# Does anyone know of a CDMA\LTE Widget or toggle for the Main screen?



## swc2001 (Dec 29, 2011)

Well I am looking for an easy way to toggle on off the CDMA\LTE to CDMA only for the front screen so I dont have to go through all the settings poo and what not. The reason is I have 4g away from home and like to use it.... but When I am at home I toggle it to CDMA only because I am on the bubble of 3g 4g so it tries to switch back and forth thus killing the battery quicker and making it frusterating getting data. Since I went to the .901 update things are awesome but I still need to click it over to CDMA. So I was just wondering if such a toggle of some kind existed or not.

Gimme an easy button baby!?! LOL

As always I sure do appreciate it guys.


----------



## LDubs (Nov 8, 2011)

I don't think this exists - closest I've seen is an app that is basically a shortcut to the Settings - Network screen.

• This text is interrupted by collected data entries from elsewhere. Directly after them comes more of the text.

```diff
diff --git a/gpras_amd/csrc/potrf.h b/gpras_amd/csrc/potrf.h
--- a/gpras_amd/csrc/potrf.h
+++ b/gpras_amd/csrc/potrf.h
@@ -451,10 +451,23 @@
   __builtin_memcpy(&v, w, 8);
   return v;
 }
-template <bool FUSE_K64, bool YVEC, bool X_L2, bool Y_IN, bool Y_OUT, bool NT_IN = false, bool NT_OUT = false>
+#ifndef GPRX_XIMG_L2_KT
+#define GPRX_XIMG_L2_KT 3
+#endif
+constexpr int XIMG_L2_KT = GPRX_XIMG_L2_KT;
+constexpr int XIMG_UNIT = 256;
+constexpr int XIMG_WAVE = 4 * XIMG_UNIT;
+static_assert(16 * RT * PSUB >= XIMG_UNIT && RT == 2, "a wave's lines of sIn / sX hold one unit each");
+__device__ __forceinline__ double* ximg_unit(int rt, int kt, int wave, double* sIn, double* sX, double* sImg) {
+  const int slot = 2 * (kt - (kt > XIMG_L2_KT ? 1 : 0)) + rt;
+  if (slot == 0) return sX + 16 * RT * PSUB * wave;
+  if (slot == 1) return sIn + 16 * RT * PSUB * wave;
+  return sImg + XIMG_WAVE * wave + XIMG_UNIT * (slot - 2);
+}
+template <bool FUSE_K64, bool YVEC, bool X_L2, bool Y_IN, bool Y_OUT, bool NT_IN = false, bool NT_OUT = false, int X_IMG = 0>
 __device__ __forceinline__ void rows_pass(double* __restrict__ A21, int64_t lda, int rows_below, int row0, const double* __restrict__ stage,
                                           double* __restrict__ yv, int64_t ycell, int ybeta, int yrows, double* __restrict__ sIn,
-                                          double* __restrict__ sX) {
+                                          double* __restrict__ sX, double* __restrict__ sImg = nullptr, double* __restrict__ sY = nullptr) {
   constexpr int WROWS = 16 * RT;
   const int lane = __lane_id(), wave = __builtin_amdgcn_readfirstlane(threadIdx.x >> 6), tid = 64 * wave + lane, g = lane >> 4, r = lane & 15;
   d4 acc[RT][4];
@@ -490,10 +503,16 @@
 #pragma unroll
       for (int k0 = 0; k0 < NB; k0 += 16) {
         double fa[RT][4], fb[4][4];
+        if constexpr (X_L2 && X_IMG == 2)
+          if (k0 == 16 * XIMG_L2_KT) asm volatile("s_waitcnt vmcnt(0)" ::: "memory");
 #pragma unroll
         for (int rt = 0; rt < RT; ++rt) {
           d2 lo, hi;
-          if constexpr (X_L2) {
+          if (X_IMG == 2 && k0 != 16 * XIMG_L2_KT) {
+            const double* u = ximg_unit(rt, k0 / 16, wave, sIn, sX, sImg) + 64 * g;
+            lo = *reinterpret_cast<const d2*>(u + ((r ^ (2 * g)) << 1));
+            hi = *reinterpret_cast<const d2*>(u + 32 + ((r ^ (2 * g + 1)) << 1));
+          } else if constexpr (X_L2) {
             lo = ld2_l2(xrs, xoff[rt], 8u * k0);
             hi = ld2_l2(xrs, xoff[rt], 8u * k0 + 16u);
           } else {
@@ -515,6 +534,7 @@
 #pragma unroll
             for (int kt = 0; kt < 4; ++kt) upd[rt][kt] = __builtin_amdgcn_mfma_f64_16x16x4f64(fa[rt][j], fb[kt][j], upd[rt][kt], 0, 0, 0);
       }
+      if constexpr (X_IMG == 2) wave_sync_lds();
     }
 #pragma unroll
     for (int rt = 0; rt < RT; ++rt)
@@ -561,7 +581,7 @@
 #pragma unroll
       for (int q = 0; q < 4; ++q) {
         const int idx = yrow0 + WROWS * wave + 16 * rt + g + 4 * q;
-        yold[rt][q] = Y_IN ? sIn[(WROWS * wave + 16 * rt + g + 4 * q) * PSUB + 8] : yv[yrows + (idx < rows_below ? idx : 0)];
+        yold[rt][q] = Y_IN ? (X_IMG ? sY[WROWS * wave + 16 * rt + g + 4 * q] : sIn[(WROWS * wave + 16 * rt + g + 4 * q) * PSUB + 8]) : yv[yrows + (idx < rows_below ? idx : 0)];
       }
   }
   rows_step<6>(acc, sIn, sX, tid, wave, g, r, stage);
@@ -580,6 +600,19 @@
         }
       }
     }
+  if constexpr (X_IMG == 1) {
+    wave_sync_lds();
+    const int c = r >> 1;
+#pragma unroll
+    for (int rt = 0; rt < RT; ++rt)
+#pragma unroll
+      for (int kt = 0; kt < 4; ++kt) {
+        if (kt == XIMG_L2_KT) continue;
+        double* u = ximg_unit(rt, kt, wave, sIn, sX, sImg) + 32 * c + (r & 1);
+#pragma unroll
+        for (int q = 0; q < 4; ++q) u[((g + 4 * q) ^ c) << 1] = acc[rt][kt][q];
+      }
+  }
   if constexpr (YVEC) {
 #pragma unroll
     for (int rt = 0; rt < RT; ++rt)
@@ -594,7 +627,7 @@
         sum += lane_xor<8>(sum);
         const int idx = yrow0 + WROWS * wave + 16 * rt + g + 4 * q;
         if constexpr (Y_OUT) {
-          if (r == 0) sIn[(WROWS * wave + 16 * rt + g + 4 * q) * PSUB + 8] = yold[rt][q] - sum;
+          if (r == 0) (X_IMG ? sY[WROWS * wave + 16 * rt + g + 4 * q] : sIn[(WROWS * wave + 16 * rt + g + 4 * q) * PSUB + 8]) = yold[rt][q] - sum;
         } else {
           if (r == 0 && idx < rows_below) yv[yrows + idx] = yold[rt][q] - sum;
         }
@@ -611,20 +644,24 @@
   rows_pass<FUSE_K64, YVEC, false, false, false>(A21 + off, lda, rows_below, blockIdx.x * ROWS_WG, stage + off, yv, off, 0, NB, sIn, sX);
 }
 
-template <bool YVEC>
+template <bool YVEC, bool HAND>
 __global__ __launch_bounds__(256, 3) void potrf_rows_pair_kernel(double* __restrict__ A21, int64_t lda, int rows_below,
                                                                  const double* __restrict__ stage, const double* __restrict__ stage2, int64_t cs,
                                                                  double* __restrict__ yv) {
   __shared__ __attribute__((aligned(16))) double sIn[ROWS_WG * PSUB];
   __shared__ __attribute__((aligned(16))) double sX[ROWS_WG * PSUB];
+  __shared__ __attribute__((aligned(16))) double sImg[HAND ? 4 * XIMG_WAVE : 2];
+  __shared__ __attribute__((aligned(16))) double sY[HAND ? ROWS_WG : 2];
   const int64_t off = (int64_t)blockIdx.y * cs;
   const int row0 = blockIdx.x * ROWS_WG;
-  rows_pass<false, YVEC, false, false, true, true, false>(A21 + off, lda, rows_below, row0, stage + off, yv, off, 0, 2 * NB, sIn, sX);
-  asm volatile("s_waitcnt vmcnt(0)" ::: "memory");
+  rows_pass<false, YVEC, false, false, true, true, false, HAND ? 1 : 0>(A21 + off, lda, rows_below, row0, stage + off, yv, off, 0, 2 * NB, sIn, sX,
+                                                                        sImg, sY);
+  if constexpr (!HAND) asm volatile("s_waitcnt vmcnt(0)" ::: "memory");
   wave_sync_lds();
   int row0b = row0;
   asm volatile("" : "+s"(row0b));
-  rows_pass<true, YVEC, true, true, false, true, true>(A21 + off + NB, lda, rows_below, row0b, stage2 + off, yv, off, NB, 2 * NB, sIn, sX);
+  rows_pass<true, YVEC, true, true, false, true, true, HAND ? 2 : 0>(A21 + off + NB, lda, rows_below, row0b, stage2 + off, yv, off, NB, 2 * NB, sIn,
+                                                                     sX, sImg, sY);
 }
 
 constexpr int STAGE_LD = 129;
@@ -664,6 +701,7 @@
   int rhs_vector = 0;
   int dag = 0;
   int rows_pair = 1;
+  int rows_handover = 1;
 };
 inline PotrfTuning& potrf_tuning() {
   static PotrfTuning t = [] {
@@ -675,6 +713,7 @@
     if (const char* e = getenv("GPRX_RHS_VECTOR")) v.rhs_vector = atoi(e);
     if (const char* e = getenv("GPRX_CELL_KERNEL")) v.cell_kernel = atoi(e);
     if (const char* e = getenv("GPRX_ROWS_PAIR")) v.rows_pair = atoi(e) != 0;
+    if (const char* e = getenv("GPRX_ROWS_HANDOVER")) v.rows_handover = atoi(e) != 0;
     return v;
   }();
   return t;
@@ -743,7 +782,8 @@
                        own_rows, nchunks, invd, info, col_base + c, stage_out, prev_stage, prev_dst, NB, cs, info_stride, yv, (int)(pair == 2 && yv));
     if (pair == 2) {
       if (rows_below > 0) {
-        const auto rows = yv ? potrf_rows_pair_kernel<true> : potrf_rows_pair_kernel<false>;
+        const auto rows = tune.rows_handover ? (yv ? potrf_rows_pair_kernel<true, true> : potrf_rows_pair_kernel<false, true>)
+                                             : (yv ? potrf_rows_pair_kernel<true, false> : potrf_rows_pair_kernel<false, false>);
         hipLaunchKernelGGL(rows, dim3((rows_below + ROWS_WG - 1) / ROWS_WG, batch), dim3(256), 0, st, Acc + (int64_t)NB * lda - NB, lda, rows_below,
                            (const double*)(stage_out - (int64_t)NB * STAGE_LD), (const double*)stage_out, cs, yv ? yv - NB : nullptr);
       }
```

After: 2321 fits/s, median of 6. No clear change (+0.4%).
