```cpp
__device__ __forceinline__ bool traceback(const ReadDesc& rd, const WaveCtx& w, const float* __restrict__ lp,
                                          const uint64_t* __restrict__ bits, TraceBuffers tb, bool inplace,
                                          lds_u64_t* sb) {
  const int lane = w.lane;
  const int T = (int)rd.T, N = (int)rd.N;
  double* __restrict__ pp = tb.pp + rd.path_off;
  uint32_t* __restrict__ pathn = tb.pathn + rd.path_off;
  uint32_t* __restrict__ segrow = tb.segrow + rd.seg_off;

  int t = T - 1, n = N - 1;
  int slot = n % P;
  int stM = 0;
#ifndef DYN_EXP_TB_SERIAL
  uint64_t nb[CPL];
  uint32_t nprow = 0;
  auto fetch = [&](int base_) {
    const int row_ = base_ + lane;
    nprow = 0;
#pragma unroll
    for (int j = 0; j < CPL; ++j) nb[j] = 0;
    if (row_ >= 1) {
      nprow = pool_row(w, row_);
#pragma unroll
      for (int j = 0; j < CPL; ++j) nb[j] = bits[(size_t)nprow * CPL + j];
    }
  };
  int pend_row = 0, pend_n = 0, pend_st = -1;
  float pend_lp = 0.0f;
  auto finish = [&]() {
    if (pend_st >= 0) {
      if (inplace || pend_st == 0) pp[pend_row] = exp((double)pend_lp);
      pathn[pend_row] = (uint32_t)pend_n | (pend_st ? 0x80000000u : 0u);
      if (pend_st) segrow[pend_n - 1] = (uint32_t)pend_row;
    }
    pend_st = -1;
  };
  int sj = slot % CPL, sq = slot / CPL;
  if (t > 0 && n > 0) fetch(t - 63);
  while (t > 0 && n > 0) {
    const int base = t - 63;
    const int row = base + lane;
    const uint32_t prow = nprow;
#pragma unroll
    for (int j = 0; j < CPL; ++j) sb[lane * CPL + j] = nb[j];
    wave_lds_sync_local();
    if (base > 1) fetch(base - 64);
    int my_n = 0, my_st = -1;
    const int block_lo = base < 1 ? 1 : base;
    const uint64_t in_block = base >= 1 ? ~0ull : (~0ull << (1 - base));
    while (t >= block_lo && n > 0) {
      const int tl = t - base;
      if (stM) {
        if (__builtin_amdgcn_inverse_ballot_w64(1ull << tl)) {
          my_n = n;
          my_st = 1;
// ... 79 lines not shown
        slot = slot ? slot - 1 : P - 1;
        stM = 0;
        --t;
        continue;
      }
      const uint64_t wd = sb[lane * CPL + (slot % CPL)];
      const bool bit = (row >= block_lo) && (row <= t) && ((wd >> (slot / CPL)) & 1);
      const uint64_t m = __ballot(bit);
      const int r = m ? base + (63 - __builtin_clzll(m)) : block_lo - 1;
      const int e_lo = m ? r : block_lo;
      if (row >= e_lo && row <= t) {
        my_n = n;
        my_slot = slot;
        my_st = 0;
      }
      if (m) {
        t = r - 1;
        stM = 1;
      } else {
        t = block_lo - 1;
      }
    }
    if (my_st >= 0) {
      const size_t cell = (size_t)prow * P + row_pos(my_slot);
      if (inplace) pp[row] = exp((double)lp[2 * cell + (my_st ? 0 : 1)]);
      else if (my_st == 0) pp[row] = exp((double)lp[cell]);
      pathn[row] = (uint32_t)my_n | (my_st ? 0x80000000u : 0u);
      if (my_st) segrow[my_n - 1] = (uint32_t)row;
    }
    wave_lds_sync();
  }
#endif
  return t == 0 && n == 0;
}

__device__ __forceinline__ void mpost(const ReadDesc& rd, const WaveCtx& w, const double* __restrict__ bE,
                                      const float* __restrict__ lp, const double* __restrict__ sig,
                                      const Emis* __restrict__ par, TraceBuffers tb, double Zb, double m1) {
  const int T = (int)rd.T, N = (int)rd.N;
  const double* __restrict__ sg = sig + rd.sig_off;
  for (int n = 1 + w.lane; n < N; n += 64) {
    const int row = (int)tb.segrow[rd.seg_off + n - 1];
    const int slot = n % P, pslot = (n - 1) % P;
    double fE_prev;
    if (row == 1) {
      fE_prev = n == 1 ? 0.0 : NEG_INF;
    } else {
      const size_t pcell = (size_t)pool_row(w, row - 1) * P + row_pos(pslot);
      fE_prev = ((double)lp[pcell] - bE[pcell]) + Zb;
    }
    const Emis em = par[rd.par_off + n - 1];
    const double e_here = dynmath::log_normal_pdf(sg[row - 1], em);
    const double e_next = row + 1 < T ? dynmath::log_normal_pdf(sg[row], em) : NEG_INF;
    const double fM = (fE_prev + e_here) + m1;
    const double bM = bE[(size_t)pool_row(w, row + 1) * P + row_pos(slot)] + e_next;
    tb.pp[rd.path_off + row] = exp((fM + bM) - Zb);
  }
}

__device__ __forceinline__ double forward_train_chain(const ReadDesc& rd, const WaveCtx& w, const double* __restrict__ sig,
                                                      const double* __restrict__ ws, TrainBuffers tb, double Zb,
                                                      const SoftplusNode* s_tab, unsigned ring_base) {
  const int lane = w.lane;
  const int T = (int)rd.T, N = (int)rd.N, bw = (int)rd.bw;
  const double ratio = rd.ratio;
  const double* __restrict__ sg = sig + rd.sig_off;
  double* __restrict__ cw = tb.col_w + rd.par_off;
  double* __restrict__ cs1 = tb.col_s1 + rd.par_off;
  double* __restrict__ cs2 = tb.col_s2 + rd.par_off;
  const double* __restrict__ etab = exp128_tab(s_tab);
  RowCursor cur_dma;

  int lo = band_mid(1, ratio) - bw;
  double gE[CPL], gM[CPL];
  double aw[CPL], a1[CPL], a2[CPL];
  double awsum = 0.0;
#pragma unroll
  for (int j = 0; j < CPL; ++j) {
    const int nj = lo + pmod(lane * CPL + j - lo);
    gE[j] = (nj == 0) ? 1.0 : 0.0;
    gM[j] = 0.0;
    aw[j] = a1[j] = a2[j] = 0.0;
  }
  const double* __restrict__ dma_src = ws + lane * 2;
  for (int r = 0; r < RING_D; ++r)
    ring_dma_row(dma_src + (size_t)cur_dma.at(w, min(r, T)) * P, ring_base + (r % RING_D) * ROW_BYTES);

  const double one = dynmath::vreg_const(1.0);
  auto row = [&](int t, double x) {
    double ls[CPL], sp[CPL], st[CPL], mv[CPL], mvl[CPL];
    wait_vmcnt<RING_WAIT>();
    const unsigned slot_addr = ring_base + ((t - 1) % RING_D) * ROW_BYTES;
    ring_read_row(slot_addr, lane, ls);
    ring_dma_row(dma_src + (size_t)cur_dma.at(w, min(t - 1 + RING_D, T)) * P, slot_addr);
    dynmath::exp_table128_vec<CPL>(ls, sp, etab);
#pragma unroll
    for (int j = 0; j < CPL; ++j) sp[j] = dynmath::min_hw(sp[j], one);
#pragma unroll
    for (int j = 0; j < CPL; ++j) st[j] = gE[j] * sp[j];
#pragma unroll
    for (int j = 0; j < CPL; ++j) mv[j] = gE[j] - st[j];
    from_left(mv, mvl);
#pragma unroll
    for (int j = 0; j < CPL; ++j) gE[j] = gM[j] + st[j];
    const double x2 = x * x;
#pragma unroll
    for (int j = 0; j < CPL; ++j) {
      gM[j] = mvl[j];
      const double wgt = gE[j] + mvl[j];
      aw[j] += wgt;
      a1[j] = dynmath::fma_(wgt, x, a1[j]);
      a2[j] = dynmath::fma_(wgt, x2, a2[j]);
    }
    const int next_lo = band_mid(t + 1, ratio) - bw;
    if (__builtin_expect(next_lo != lo, 0)) {
#pragma unroll
      for (int j = 0; j < CPL; ++j) {
        const int nj = lo + pmod(lane * CPL + j - lo);
        if (nj == lo - 1 + P) {
          if (lo - 1 >= 1 && lo - 1 < N) {
            cw[lo - 2] = aw[j];
            cs1[lo - 2] = a1[j];
            cs2[lo - 2] = a2[j];
          }
          awsum += aw[j];
          aw[j] = a1[j] = a2[j] = 0.0;
        }
      }
      lo = next_lo;
    }
  };

  for (int tb0 = 1; tb0 < T; tb0 += 64) {
    const int idx = tb0 - 1 + lane;
    const double xs = sg[min(idx, T - 2)];
    asm volatile("" ::"v"(xs));
    const int iend = min(64, T - tb0);
#pragma unroll 1
    for (int i = 0; i < iend; ++i) row(tb0 + i, readlane_f64(xs, i));
  }
  wait_vmcnt<0>();
#pragma unroll
  for (int j = 0; j < CPL; ++j) {
    const int nj = lo + pmod(lane * CPL + j - lo);
    const int cidx = (nj == lo - 1 + P) ? lo - 1 : nj;
    if (cidx >= 1 && cidx < N) {
      cw[cidx - 1] = aw[j];
      cs1[cidx - 1] = a1[j];
      cs2[cidx - 1] = a2[j];
    }
    awsum += aw[j];
  }
  for (int off = 32; off >= 1; off >>= 1) awsum += __shfl_xor(awsum, off);
  if (lane == 0) {
    tb.trans[2 * rd.read] = (double)(N - 1);
    tb.trans[2 * rd.read + 1] = (double)(T - 1) - 2.0 * (double)(N - 1);
  }
  const int nf = band_mid(T - 1, ratio);
  const int sf = pmod(nf);
  double gf = 0.0;
#pragma unroll
  for (int j = 0; j < CPL; ++j)
    if (j == sf % CPL) gf = gE[j];
  gf = readlane_f64(gf, sf / CPL);
  const double S = (double)(T - 1);
  const bool ok = fabs(gf - 1.0) <= 1e-6 && fabs(awsum - S) <= 1e-6 * S;
  return ok ? Zb : NEG_INF;
}

__device__ __forceinline__ uint32_t ctl_load(const uint32_t* p) {
  return __hip_atomic_load(p, __ATOMIC_RELAXED, __HIP_MEMORY_SCOPE_AGENT);
}
__device__ __forceinline__ void ctl_store(uint32_t* p, uint32_t v) {
  __hip_atomic_store(p, v, __ATOMIC_RELAXED, __HIP_MEMORY_SCOPE_AGENT);
}

constexpr int CTL_LOCK = 0, CTL_HEAD = 1, CTL_FREE = 2, CTL_ABORT = 3, CTL_PROVISIONED = 4, CTL_WAITING = 5;
// ... 652 lines not shown
```

Measured before the change: 548.7.

## Strength-reduce per-row page lookups into run-based row pointers for DMA ring and stores

Replaces per-row page-table lookups (cur.at / cur_out.at) and modulo ring-slot arithmetic with row pointers that are re-seated only at page or fetch boundaries and otherwise advanced incrementally. Inner row loops are split so runs stop at page boundaries, and the DMA asm now takes a scalar base plus a per-lane offset instead of a per-lane 64-bit address. The aim is to cut scalar/vector address arithmetic and readfirstlane work in the latency-bound DP loop. In exchange it adds boundary bookkeeping and may shorten runs, and an off-by-one in the stop logic could corrupt fetches.

```diff
diff --git a/dynamont_amd/_native.py b/dynamont_amd/_native.py
--- a/dynamont_amd/_native.py
+++ b/dynamont_amd/_native.py
@@ -9,7 +9,7 @@
 LIB_PATH = os.environ.get("DYN_LIB_PATH") or os.path.join(HERE, "libdynamont_mi.so")
 SOURCES = ["dynamont_mi.cpp", "buffers.cpp", "launch.cpp", "session.cpp", "async_engine.cpp", "pore_model.cpp", "csv_format.cpp", "csv_sink.cpp", "vbz_decode.cpp", "bam_reader.cpp", "rccl_comm.cpp", "model_format.cpp",
            "nt_kernels.hip", "pool_stats.hip", "wide_band.hip", "event_stats.hip", "rescale.hip", "kmer_summary.hip"]
-HEADERS = ["engine.hpp", "engine_internal.hpp", "zstd_dl.hpp", "vbz_decode.hpp", "nt_kernels.hpp", "pore_model.hpp", "dp_math.hpp", "dp_math_strict.hpp", "dp_cell.hpp", "segment_kernels.hpp", "kmer_summary_kernels.hpp", "band_runs.hpp", "strict_exp_table.inc", os.path.join("..", "..", "include", "dynamont_mi.h")]
+HEADERS = ["engine.hpp", "engine_internal.hpp", "zstd_dl.hpp", "vbz_decode.hpp", "nt_kernels.hpp", "pore_model.hpp", "dp_math.hpp", "dp_math_strict.hpp", "dp_cell.hpp", "segment_kernels.hpp", "kmer_summary_kernels.hpp", "band_runs.hpp", "row_runs.hpp", "strict_exp_table.inc", os.path.join("..", "..", "include", "dynamont_mi.h")]
 
 DYN_DEVICE_HOST_ONLY = -2
 DYN_CSV_EVENT_STATS = 0x1
diff --git a/dynamont_amd/csrc/nt_kernels.hip b/dynamont_amd/csrc/nt_kernels.hip
--- a/dynamont_amd/csrc/nt_kernels.hip
+++ b/dynamont_amd/csrc/nt_kernels.hip
@@ -3,6 +3,7 @@
 #include <algorithm>
 
 #include "band_runs.hpp"
+#include "row_runs.hpp"
 #include "dp_cell.hpp"
 #include "dp_math_strict.hpp"
 #include "segment_kernels.hpp"
@@ -152,7 +153,7 @@
 };
 
 __device__ __forceinline__ uint32_t pool_row(const WaveCtx& w, int t) {
-  return (w.pt[t >> w.log_r] << w.log_r) + ((uint32_t)t & ((1u << w.log_r) - 1u));
+  return dynrows::pool_row(w.pt, t, w.log_r);
 }
 
 __device__ __forceinline__ void wave_lds_sync() {
@@ -167,33 +168,34 @@
 constexpr int RING_D = DYN_WAVES_PER_SIMD == 1 ? 4 : 2;
 constexpr int ROW_BYTES = P * 8;
 constexpr int RING_WAIT = 4 * (RING_D - 1);
+constexpr int RING_AHEAD = RING_D + 1;
 
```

Anyone who knows otherwise, feel free to chime in...


----------



## yoyoche (Jun 11, 2011)

Try here, 4g toggle widget:
http://www.droid-life.com/2012/01/03/galaxy-nexus-receives-4g-lte-toggle-treatment-thanks-to-bamf/


----------



## ericatomars23 (Jun 21, 2011)

I was using this one for awhile. But I can easily just switch between in the settings.

LTE Switch


----------



## abuttino (Nov 6, 2011)

That doesn't work for the Kintic rom, wonder if it works on others


----------



## swc2001 (Dec 29, 2011)

yoyoche said:


> Try here, 4g toggle widget:
> http://www.droid-lif...thanks-to-bamf/


Well I tried it. It didnt work. Thanks for tryin though. Its exactly what I need... its just for the Nexus I guess.


----------



## swc2001 (Dec 29, 2011)

ericatomars23 said:


> I was using this one for awhile. But I can easily just switch between in the settings.
> 
> LTE Switch


This worked but still is not a toggle switch. It just gets you a couple steps closer. Hey its better than nothing right now... Thanks Bro.


----------



## ctwizzle (Jan 6, 2012)

http://www.droid-lif...thanks-to-bamf/

http://rootzwiki.com/topic/14024-widgetlte-toggle-bamf-lte-toggle-v02-01062012

Just released a Widget for the Nexus. Might be a CDMA only as it says CDMA while installing from CW Recovery. Tested and worked with Franco Kernel and GummyNex 0.38 Rom.


----------